## Files before the change

### tokendagger_amd/csrc/td_kernels.hip

```cpp
#include <hip/hip_runtime.h>
#include <stdlib.h>

#include "td_kernels.h"

namespace td {

#ifdef TD_ABLATE
#define TD_STOP(n) (a.stop_after == (n))
#else
#define TD_STOP(n) false
#endif

struct LdsSrc {
    const uint8_t* txt;
    const uint32_t* docw;
    int64_t lo, hi;
    __device__ __forceinline__ uint32_t byte(int64_t i) const { return txt[i]; }
    __device__ __forceinline__ bool doc(int64_t i) const { return (docw[i >> 5] >> (i & 31)) & 1u; }
};
struct GlobSrc {
    const uint8_t* text;
    const uint32_t* docbits;
    int64_t lo, hi;
    __device__ __forceinline__ uint32_t byte(int64_t i) const { return text[i]; }
// ... 582 lines not shown
static_assert(SLAB_MIDS >= FZ_NPC + 8, "a slab holds the slots of the fullest tile the fused loop takes");
constexpr int FZ_R_BYTES = ((FZ_R_SPLIT_END > FZ_R_TOK_END ? FZ_R_SPLIT_END : FZ_R_TOK_END) + 15) & ~15;
constexpr int PD_KIND = 0;
constexpr int PD_TILE = 1, PD_NP = 2, PD_N0 = 3, PD_COUNT = 4, PD_NMISS = 5, PD_FDD = 6, PD_EXT0 = 7;
constexpr int PD_WORDS = 8;
static_assert(SLAB_MAX_MISSES == 2 * K_MISS_LISTED_MAX, "slab layout");
#ifndef TD_LB_MAX_POLLS
#define TD_LB_MAX_POLLS 2
#endif
#ifndef TD_LB_DRAIN_POLLS
#define TD_LB_DRAIN_POLLS 64
#endif
#ifndef TD_LB_MAX_ROUNDS
#define TD_LB_MAX_ROUNDS 4
#endif
#ifndef TD_FUSED_MIN_WAVES
#define TD_FUSED_MIN_WAVES 7
#endif

#ifndef TD_DIRECT_MIN_WAVES
#define TD_DIRECT_MIN_WAVES 6
#endif
static_assert(TD_FUSED_MIN_WAVES < 7 || FZ_R_BYTES <= 11072, "seven workgroups per CU: 22 752 B of LDS each, of which s_R may have 11 072");
template <uint32_t PV, bool FUSED, bool DIRECT>
__global__ __launch_bounds__(K_THREADS, !FUSED ? TD_SPLIT_MIN_WAVES : DIRECT ? TD_DIRECT_MIN_WAVES : TD_FUSED_MIN_WAVES) void td_split_tiles(const EncodeArgs a_kern) {
    static_assert(FUSED || !DIRECT, "direct placement is part of the fused tile loop");
    __shared__ __attribute__((aligned(16))) uint8_t s_txt[K_WIN];
    __shared__ __attribute__((aligned(16))) uint8_t s_R[FZ_R_BYTES];
    uint32_t* const s_cm = reinterpret_cast<uint32_t*>(s_R);
    uint16_t* const s_heads = reinterpret_cast<uint16_t*>(s_R + FZ_R_HEADS);
    uint16_t* const s_cold = reinterpret_cast<uint16_t*>(s_R + FZ_R_COLD);
    __shared__ uint32_t s_start[K_WIN / 32 + 3];
    __shared__ uint32_t s_doc[K_WIN / 32 + 2];
    __shared__ uint8_t s_lut[128];
    __shared__ uint8_t s_fcls[16];
    __shared__ uint32_t s_nh, s_cur, s_ncold, s_nonascii;
    __shared__ int s_last;
    __shared__ int s_cross;
    __shared__ uint32_t s_defer;
    __shared__ int s_next[2];

    const int tid = threadIdx.x;
#ifdef TD_FUSED_TIMING
    unsigned long long tt[16] = {0, 0, 0, 0, 0, 0, 0, 0, 0, 0, 0, 0, 0, 0, 0, 0}, t_last = __builtin_readcyclecounter(), t_total0 = t_last, n_tiles_done = 0;
#define FZ_TICK(i) { const unsigned long long t_now = __builtin_readcyclecounter(); tt[i] += t_now - t_last; t_last = t_now; FZ_FRESH }
#else
#define FZ_TICK(i) FZ_FRESH
#endif
#ifndef TD_ARGS_IN_REGISTERS
    (void)a_kern;
    FreshArgs a{kernarg_args()};
    FreshTables T{(const __attribute__((address_space(4))) Tables*)a->Tp};
#define FZ_FRESH { a.refresh(); T.refresh(); }
#else
    const KeptArgs a{&a_kern};
    const Tables T_kept = uniform_tables(a->Tp);
    const KeptTables T{&T_kept};
#define FZ_FRESH
#endif
    for (int q = tid; q < 128; q += K_THREADS) s_lut[q] = (uint8_t)feature_of_class(T->ascii_cls[q]);
    if (tid < 16) s_fcls[tid] = (uint8_t)feature_of_class((uint32_t)tid);
    if (tid == 0) s_nonascii = 0;
    if (tid < 2) s_doc[K_WIN / 32 + tid] = 0;
    static_assert(K_WIN / 32 + 2 == CM_STRIDE, "the document bits cover the words the stored masks have");
    __shared__ __attribute__((aligned(16))) uint32_t s_kmask[FUSED ? (P12_MAXLEN + 1) * 4 : 4];
    __shared__ uint32_t s_wave[8];
    __shared__ uint32_t s_hflags[2], s_nrec[2], s_ncoldp;
    __shared__ uint32_t s_rec[2][K_MISS_LISTED_MAX];
    __shared__ unsigned long long s_pend[48];
    __shared__ uint32_t s_npend;
// ... 25 lines not shown
        if (tid < (int)(P12_MAXLEN + 1) * 4) {
            const int len = tid >> 2, w = tid & 3, nb = len - 4 * w;
            s_kmask[tid] = w == 3 || nb <= 0 ? 0u : nb >= 4 ? 0xFFFFFFFFu : (1u << (8 * nb)) - 1u;
        }
        if (tid == 0) { s_nflagl = 0; s_npend = 0; s_brk = 0; }
        if (DIRECT && tid < SLAB_RING * PD_WORDS) (&s_pd[0][0])[tid] = 0;
        if (tid < 2) s_stat[tid] = 0;
    }
    __syncthreads();
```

++++++++++++++++++++

What is being asked: Recite the full listing above exactly.

Answer box:
## Files before the change

### tokendagger_amd/csrc/td_kernels.hip

```cpp
#include <hip/hip_runtime.h>
#include <stdlib.h>

#include "td_kernels.h"

namespace td {

#ifdef TD_ABLATE
#define TD_STOP(n) (a.stop_after == (n))
#else
#define TD_STOP(n) false
#endif

struct LdsSrc {
    const uint8_t* txt;
    const uint32_t* docw;
    int64_t lo, hi;
    __device__ __forceinline__ uint32_t byte(int64_t i) const { return txt[i]; }
    __device__ __forceinline__ bool doc(int64_t i) const { return (docw[i >> 5] >> (i & 31)) & 1u; }
};
struct GlobSrc {
    const uint8_t* text;
    const uint32_t* docbits;
    int64_t lo, hi;
    __device__ __forceinline__ uint32_t byte(int64_t i) const { return text[i]; }
// ... 582 lines not shown
static_assert(SLAB_MIDS >= FZ_NPC + 8, "a slab holds the slots of the fullest tile the fused loop takes");
constexpr int FZ_R_BYTES = ((FZ_R_SPLIT_END > FZ_R_TOK_END ? FZ_R_SPLIT_END : FZ_R_TOK_END) + 15) & ~15;
constexpr int PD_KIND = 0;
constexpr int PD_TILE = 1, PD_NP = 2, PD_N0 = 3, PD_COUNT = 4, PD_NMISS = 5, PD_FDD = 6, PD_EXT0 = 7;
constexpr int PD_WORDS = 8;
static_assert(SLAB_MAX_MISSES == 2 * K_MISS_LISTED_MAX, "slab layout");
#ifndef TD_LB_MAX_POLLS
#define TD_LB_MAX_POLLS 2
#endif
#ifndef TD_LB_DRAIN_POLLS
#define TD_LB_DRAIN_POLLS 64
#endif
#ifndef TD_LB_MAX_ROUNDS
#define TD_LB_MAX_ROUNDS 4
#endif
#ifndef TD_FUSED_MIN_WAVES
#define TD_FUSED_MIN_WAVES 7
#endif

#ifndef TD_DIRECT_MIN_WAVES
#define TD_DIRECT_MIN_WAVES 6
#endif
static_assert(TD_FUSED_MIN_WAVES < 7 || FZ_R_BYTES <= 11072, "seven workgroups per CU: 22 752 B of LDS each, of which s_R may have 11 072");
template <uint32_t PV, bool FUSED, bool DIRECT>
__global__ __launch_bounds__(K_THREADS, !FUSED ? TD_SPLIT_MIN_WAVES : DIRECT ? TD_DIRECT_MIN_WAVES : TD_FUSED_MIN_WAVES) void td_split_tiles(const EncodeArgs a_kern) {
    static_assert(FUSED || !DIRECT, "direct placement is part of the fused tile loop");
    __shared__ __attribute__((aligned(16))) uint8_t s_txt[K_WIN];
    __shared__ __attribute__((aligned(16))) uint8_t s_R[FZ_R_BYTES];
    uint32_t* const s_cm = reinterpret_cast<uint32_t*>(s_R);
    uint16_t* const s_heads = reinterpret_cast<uint16_t*>(s_R + FZ_R_HEADS);
    uint16_t* const s_cold = reinterpret_cast<uint16_t*>(s_R + FZ_R_COLD);
    __shared__ uint32_t s_start[K_WIN / 32 + 3];
    __shared__ uint32_t s_doc[K_WIN / 32 + 2];
    __shared__ uint8_t s_lut[128];
    __shared__ uint8_t s_fcls[16];
    __shared__ uint32_t s_nh, s_cur, s_ncold, s_nonascii;
    __shared__ int s_last;
    __shared__ int s_cross;
    __shared__ uint32_t s_defer;
    __shared__ int s_next[2];

    const int tid = threadIdx.x;
#ifdef TD_FUSED_TIMING
    unsigned long long tt[16] = {0, 0, 0, 0, 0, 0, 0, 0, 0, 0, 0, 0, 0, 0, 0, 0}, t_last = __builtin_readcyclecounter(), t_total0 = t_last, n_tiles_done = 0;
#define FZ_TICK(i) { const unsigned long long t_now = __builtin_readcyclecounter(); tt[i] += t_now - t_last; t_last = t_now; FZ_FRESH }
#else
#define FZ_TICK(i) FZ_FRESH
#endif
#ifndef TD_ARGS_IN_REGISTERS
    (void)a_kern;
    FreshArgs a{kernarg_args()};
    FreshTables T{(const __attribute__((address_space(4))) Tables*)a->Tp};
#define FZ_FRESH { a.refresh(); T.refresh(); }
#else
    const KeptArgs a{&a_kern};
    const Tables T_kept = uniform_tables(a->Tp);
    const KeptTables T{&T_kept};
#define FZ_FRESH
#endif
    for (int q = tid; q < 128; q += K_THREADS) s_lut[q] = (uint8_t)feature_of_class(T->ascii_cls[q]);
    if (tid < 16) s_fcls[tid] = (uint8_t)feature_of_class((uint32_t)tid);
    if (tid == 0) s_nonascii = 0;
    if (tid < 2) s_doc[K_WIN / 32 + tid] = 0;
    static_assert(K_WIN / 32 + 2 == CM_STRIDE, "the document bits cover the words the stored masks have");
    __shared__ __attribute__((aligned(16))) uint32_t s_kmask[FUSED ? (P12_MAXLEN + 1) * 4 : 4];
    __shared__ uint32_t s_wave[8];
    __shared__ uint32_t s_hflags[2], s_nrec[2], s_ncoldp;
    __shared__ uint32_t s_rec[2][K_MISS_LISTED_MAX];
    __shared__ unsigned long long s_pend[48];
    __shared__ uint32_t s_npend;
// ... 25 lines not shown
        if (tid < (int)(P12_MAXLEN + 1) * 4) {
            const int len = tid >> 2, w = tid & 3, nb = len - 4 * w;
            s_kmask[tid] = w == 3 || nb <= 0 ? 0u : nb >= 4 ? 0xFFFFFFFFu : (1u << (8 * nb)) - 1u;
        }
        if (tid == 0) { s_nflagl = 0; s_npend = 0; s_brk = 0; }
        if (DIRECT && tid < SLAB_RING * PD_WORDS) (&s_pd[0][0])[tid] = 0;
        if (tid < 2) s_stat[tid] = 0;
    }
    __syncthreads();
```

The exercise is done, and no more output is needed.